Indian film-makers have resorted to suggestiveness, metaphors and leave-nothing-to-the-imagination depictions of the female body to sidestep censorship. Raj Kapoor’s Satyam Shivam Sundaram and Ram Teri Ganga Maili, for instance, indirectly suggest nudity through the low-cut and diaphanous costumes worn by the leading women. (Both films created a heated public debate and earned Kapoor reams of free publicity in the process.)
Indian censors have been historically suspicious both of directness and subtlety. In Censorship and Sexuality in Bombay Cinema (Permanent Black; 2011), American academic Monika Mehta examines the controversies that raged around Gupt Gyan, made by B.K. Adarsh in 1973. Described the country’s first sex education film, Gupt Gyan featured “diagrams of male and female organs, animated scenes of reproduction and still shots showing symptoms of venereal diseases” within the fictional narrative framework of a young man who becomes a sexologist after his brother and mother die of syphilis, writes Mehta. Various CBFC committees met to deliberate upon whether Adarsh intended to educate or to titillate. The film was released in 1974 but pulled out of cinemas after a few months, and then re-released with several cuts in 1977.

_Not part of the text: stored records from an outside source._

+                    sl += sg[i] * lt[i];
+                }
+                if (k0 & 32) gtf_odd -= sl; else gtf_even -= sl;
+            }
+        }
         {
             const auto A = s.At(dyn ? k : 0);
+            const int ra = h0 ? 7 : 1, rb = h0 ? 1 : 7;
 #pragma unroll
             for (int h = 0; h < 2; ++h) {
                 const int r0 = h ? 4 : 0, r1 = h ? 7 : 4;
                 double am[28];
 #pragma unroll
-                for (int i = r0; i < r1; ++i)
-#pragma unroll
-                    for (int j = 0; j < 7; ++j) am[(i - r0) * 7 + j] = A[i * 7 + j];
+                for (int a = r0; a < r1; ++a)
+#pragma unroll
+                    for (int b = 0; b < 7; ++b) am[(a - r0) * 7 + b] = A[a * ra + b * rb];
                 CHUNK_END
 #pragma unroll
-                for (int i = r0; i < r1; ++i) {
-#pragma unroll
-                    for (int j = 0; j < 7; ++j) atl[j] += am[(i - r0) * 7 + j] * lt[i];
-                    double acc = dnx[i] - sg[i] * dtf - dnu[i];
-#pragma unroll
-                    for (int j = 0; j < 7; ++j) acc -= am[(i - r0) * 7 + j] * dx[j];
-                    aff[i] = acc;
-                }
-            }
-        }
-        if (dyn && hp) {
-#pragma unroll
-            for (int j = 0; j < 7; ++j) gx[j] -= atl[j];
+                for (int a = r0; a < r1; ++a)
+#pragma unroll
+                    for (int b = 0; b < 7; ++b) out[b] += am[(a - r0) * 7 + b] * vec[a];
+            }
+        }
+        if (h0) {
+            if (dyn && hp) {
+#pragma unroll
+                for (int j = 0; j < 7; ++j) gx[j] -= out[j];
+            }
+            if (term) {
+                for (int t = 0; t < NTERM; ++t) {
+#pragma unroll
+                    for (int i = 0; i < 7; ++i) gx[i] += gin[t] * sd.ta[t][i];
+                }
+#pragma unroll
+                for (int i = 0; i < 7; ++i) gx[i] -= sd.gam * rvt_x * sd.avt[i];
+            }
+#pragma unroll
+            for (int i = 0; i < 7; ++i) rec[R_GX + i] = gx[i];
         }
         {
-            double bn[21], bp[21];
-            const auto Bn = s.Bnt(dyn ? k : 0), Bp = s.Bpt(dyn ? k : 0);
+            double bn[21], bp[21], ee[7];
+            const auto Bn = s.Bnt(dyn ? k : 0), Bp = s.Bpt(h0 ? (hp ? k - 1 : 0) : (dyn ? k : 0));
 #pragma unroll
             for (int e = 0; e < 21; ++e) { bn[e] = Bn[e]; bp[e] = Bp[e]; }
+            if (!h0) {
+                const auto ns = s.nsn(k);
+#pragma unroll
+                for (int i = 0; i < 7; ++i) ee[i] = ns[NS_E + i];
+            }
             CHUNK_END
-#pragma unroll
-            for (int j = 0; j < 3; ++j) {
-                double acc = 0.0;
-#pragma unroll
-                for (int i = 0; i < 7; ++i) acc += bn[i * 3 + j] * lt[i];
-                if (dyn) gu[j] -= acc;
-            }
-#pragma unroll
-            for (int i = 0; i < 7; ++i) {
-                double acc = aff[i];
-#pragma unroll
-                for (int j = 0; j < 3; ++j) acc -= bn[i * 3 + j] * du[j] + bp[i * 3 + j] * dnuu[j];
-                aff[i] = acc;
-            }
-        }
-        {
-            double rho[7], dd[7], ee[7];
-#pragma unroll
-            for (int i = 0; i < 7; ++i) { rho[i] = ns[NS_RHO + i]; dd[i] = ns[NS_D + i]; ee[i] = ns[NS_E + i]; }
-            CHUNK_END
-            if (dyn) {
-                double sl = 0.0;
+            if (h0) {
+                const double *ltm = q0;
+                if (hp) {
+#pragma unroll
+                    for (int j = 0; j < 3; ++j) {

There is evidence from the days of the silent period, in the form of surviving prints, photographs and other archival material, that Indian film-makers and their audiences were far more permissive, by both design and accident. Lip-locking, especially, was widespread between the 1900s and the ’30s in the silent period, with the British censors focusing their attention on politically sensitive material. “Silent cinema belonged to a world that had nothing to do with middle-class morality, it was adapting to Hollywood cinema and was doing things according to that rationale,” pointed out Kaushik Bhaumik, a silent-film historian and associate professor at Jawaharlal Nehru University’s School of Arts and Aesthetics. “There was a lot of kissing as well as partial nudity and it was all fine.” One of the examples was from the mythological Sati Anusuya, in which the actor Sakina breast-feeds her child. “The population that watched silent films had not been constituted as a public, and the educated middle class that was hovering on the margins didn’t see the cinema as a public space that threatened the value system of larger entities such as society and the nation,” pointed out Bhaumik.
A telling example of how censors act on behalf of a perceived “public” is available in You Can’t Please Everyone! Film Censorship: The Inside Story (IBH, 1982). CBFC member Kobita Sarkar’s memoir reports the consternation caused by a lengthy kiss between an army recruit and his interpreter girlfriend in an unnamed foreign war film. Sarkar writes, “They kissed once, with moderate passion, and once more a trifle more ardently… It seemed harmless enough to me… One of the members, though, insisted that the second kiss must go… This view was seconded by another member. ‘What’s wrong with it?’ asked a third. ‘It’s too much!’ said the first person. ‘Why?” I asked, truly perplexed. ‘One kiss is enough,’ said the first member firmly.” The second kiss was dropped.